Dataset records
..............................
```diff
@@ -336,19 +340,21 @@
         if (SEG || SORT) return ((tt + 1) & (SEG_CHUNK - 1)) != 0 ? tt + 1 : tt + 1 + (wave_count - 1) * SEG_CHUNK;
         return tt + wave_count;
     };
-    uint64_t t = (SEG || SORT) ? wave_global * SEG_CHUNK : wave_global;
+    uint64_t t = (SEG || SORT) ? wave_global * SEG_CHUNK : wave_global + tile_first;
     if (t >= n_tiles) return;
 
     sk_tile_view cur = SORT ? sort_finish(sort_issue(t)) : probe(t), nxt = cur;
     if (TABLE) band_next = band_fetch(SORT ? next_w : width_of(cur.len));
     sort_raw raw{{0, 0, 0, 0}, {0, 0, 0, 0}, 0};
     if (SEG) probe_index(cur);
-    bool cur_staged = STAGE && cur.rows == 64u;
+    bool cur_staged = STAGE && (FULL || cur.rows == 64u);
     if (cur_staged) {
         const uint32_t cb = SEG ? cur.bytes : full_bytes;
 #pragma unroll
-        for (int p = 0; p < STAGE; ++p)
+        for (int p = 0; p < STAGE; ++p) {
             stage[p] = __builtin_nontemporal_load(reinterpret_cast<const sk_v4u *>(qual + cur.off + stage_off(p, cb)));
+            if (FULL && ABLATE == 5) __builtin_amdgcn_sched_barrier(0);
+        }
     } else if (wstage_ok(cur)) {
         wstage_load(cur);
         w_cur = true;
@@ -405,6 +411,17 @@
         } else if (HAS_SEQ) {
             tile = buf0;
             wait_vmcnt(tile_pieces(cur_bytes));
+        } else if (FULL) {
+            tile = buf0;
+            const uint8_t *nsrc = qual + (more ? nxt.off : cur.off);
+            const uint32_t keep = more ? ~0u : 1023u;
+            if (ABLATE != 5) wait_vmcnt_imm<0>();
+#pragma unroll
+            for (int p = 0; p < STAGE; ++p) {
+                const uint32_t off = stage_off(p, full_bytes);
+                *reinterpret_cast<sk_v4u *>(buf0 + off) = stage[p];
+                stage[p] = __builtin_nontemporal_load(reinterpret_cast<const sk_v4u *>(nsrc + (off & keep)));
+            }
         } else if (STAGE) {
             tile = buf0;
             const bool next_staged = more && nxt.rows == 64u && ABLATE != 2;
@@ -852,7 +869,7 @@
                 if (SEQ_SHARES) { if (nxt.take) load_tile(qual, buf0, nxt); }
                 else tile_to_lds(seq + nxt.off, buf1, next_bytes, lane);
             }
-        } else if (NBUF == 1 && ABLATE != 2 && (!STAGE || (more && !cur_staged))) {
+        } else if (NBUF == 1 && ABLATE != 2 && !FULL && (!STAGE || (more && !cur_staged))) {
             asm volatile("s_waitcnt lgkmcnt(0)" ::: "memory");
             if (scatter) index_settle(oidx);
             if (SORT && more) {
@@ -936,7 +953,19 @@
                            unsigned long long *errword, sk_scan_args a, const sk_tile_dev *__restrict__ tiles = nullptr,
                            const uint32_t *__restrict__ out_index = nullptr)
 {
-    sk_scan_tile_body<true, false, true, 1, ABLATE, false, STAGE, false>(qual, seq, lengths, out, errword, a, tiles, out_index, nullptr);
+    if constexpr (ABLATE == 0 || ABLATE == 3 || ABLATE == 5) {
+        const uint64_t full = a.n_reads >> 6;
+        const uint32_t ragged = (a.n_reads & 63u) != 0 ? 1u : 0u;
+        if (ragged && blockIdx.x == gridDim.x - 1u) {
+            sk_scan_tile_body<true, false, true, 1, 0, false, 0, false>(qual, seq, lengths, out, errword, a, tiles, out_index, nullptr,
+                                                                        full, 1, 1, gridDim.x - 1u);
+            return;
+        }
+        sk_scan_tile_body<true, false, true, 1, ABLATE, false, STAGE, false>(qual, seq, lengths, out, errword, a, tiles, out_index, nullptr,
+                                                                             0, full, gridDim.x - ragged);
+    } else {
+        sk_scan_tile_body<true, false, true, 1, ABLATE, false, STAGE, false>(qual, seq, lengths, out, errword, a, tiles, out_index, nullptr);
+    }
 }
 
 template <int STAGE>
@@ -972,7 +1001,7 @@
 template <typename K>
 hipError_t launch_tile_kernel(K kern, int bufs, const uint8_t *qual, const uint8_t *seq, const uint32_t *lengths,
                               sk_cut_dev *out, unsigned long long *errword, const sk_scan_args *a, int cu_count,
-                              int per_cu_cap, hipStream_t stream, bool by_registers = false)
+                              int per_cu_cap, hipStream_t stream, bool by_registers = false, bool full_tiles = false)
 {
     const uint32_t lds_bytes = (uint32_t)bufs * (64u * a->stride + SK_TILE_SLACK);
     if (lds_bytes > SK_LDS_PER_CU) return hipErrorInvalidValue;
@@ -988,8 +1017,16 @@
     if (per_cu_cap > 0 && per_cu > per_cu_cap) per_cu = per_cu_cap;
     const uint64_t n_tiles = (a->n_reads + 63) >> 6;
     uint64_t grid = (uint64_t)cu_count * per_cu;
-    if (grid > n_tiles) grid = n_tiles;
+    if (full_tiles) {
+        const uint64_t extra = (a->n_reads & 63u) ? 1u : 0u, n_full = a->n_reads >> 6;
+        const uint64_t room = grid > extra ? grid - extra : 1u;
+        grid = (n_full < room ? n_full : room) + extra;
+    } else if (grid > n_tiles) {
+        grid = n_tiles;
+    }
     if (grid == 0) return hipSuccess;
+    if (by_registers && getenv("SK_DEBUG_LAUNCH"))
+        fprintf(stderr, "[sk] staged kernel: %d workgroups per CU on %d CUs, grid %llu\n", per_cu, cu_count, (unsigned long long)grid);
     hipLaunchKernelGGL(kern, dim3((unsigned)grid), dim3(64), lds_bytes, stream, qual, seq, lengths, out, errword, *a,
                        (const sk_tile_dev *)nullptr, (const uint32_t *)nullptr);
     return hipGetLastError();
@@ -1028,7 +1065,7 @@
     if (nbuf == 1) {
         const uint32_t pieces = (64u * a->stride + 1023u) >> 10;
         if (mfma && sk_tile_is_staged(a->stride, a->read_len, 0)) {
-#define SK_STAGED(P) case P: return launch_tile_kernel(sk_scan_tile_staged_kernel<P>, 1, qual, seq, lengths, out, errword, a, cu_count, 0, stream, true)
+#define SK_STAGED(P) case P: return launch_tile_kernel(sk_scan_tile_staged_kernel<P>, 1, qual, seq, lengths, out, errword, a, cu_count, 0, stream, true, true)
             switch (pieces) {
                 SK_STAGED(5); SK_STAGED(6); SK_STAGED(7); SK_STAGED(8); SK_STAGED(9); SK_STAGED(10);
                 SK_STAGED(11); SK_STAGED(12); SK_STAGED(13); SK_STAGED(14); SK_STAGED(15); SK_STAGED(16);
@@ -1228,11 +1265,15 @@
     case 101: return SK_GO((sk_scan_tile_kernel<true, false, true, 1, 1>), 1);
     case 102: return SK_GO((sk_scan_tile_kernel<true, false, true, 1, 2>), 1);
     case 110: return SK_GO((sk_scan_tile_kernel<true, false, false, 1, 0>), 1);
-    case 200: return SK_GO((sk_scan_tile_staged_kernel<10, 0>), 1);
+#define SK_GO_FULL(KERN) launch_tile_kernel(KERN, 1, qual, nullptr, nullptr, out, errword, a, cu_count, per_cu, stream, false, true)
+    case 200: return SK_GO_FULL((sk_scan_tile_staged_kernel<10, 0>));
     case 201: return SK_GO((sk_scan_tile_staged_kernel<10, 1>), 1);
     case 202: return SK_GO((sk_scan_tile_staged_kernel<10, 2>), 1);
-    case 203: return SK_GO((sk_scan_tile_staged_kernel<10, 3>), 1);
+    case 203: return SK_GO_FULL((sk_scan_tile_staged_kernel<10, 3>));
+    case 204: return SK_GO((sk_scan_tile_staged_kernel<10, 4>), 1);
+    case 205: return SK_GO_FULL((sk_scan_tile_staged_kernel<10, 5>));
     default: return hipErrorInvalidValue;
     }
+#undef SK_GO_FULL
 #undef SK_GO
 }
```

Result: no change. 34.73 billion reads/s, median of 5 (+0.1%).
..............................
§ **WHAT TO DO**:
When a line among the entries above contains "define", copy it.

§ **YOUR RESPONSE**:
-#define SK_STAGED(P) case P: return launch_tile_kernel(sk_scan_tile_staged_kernel<P>, 1, qual, seq, lengths, out, errword, a, cu_count, 0, stream, true)
+#define SK_STAGED(P) case P: return launch_tile_kernel(sk_scan_tile_staged_kernel<P>, 1, qual, seq, lengths, out, errword, a, cu_count, 0, stream, true, true)
+#define SK_GO_FULL(KERN) launch_tile_kernel(KERN, 1, qual, nullptr, nullptr, out, errword, a, cu_count, per_cu, stream, false, true)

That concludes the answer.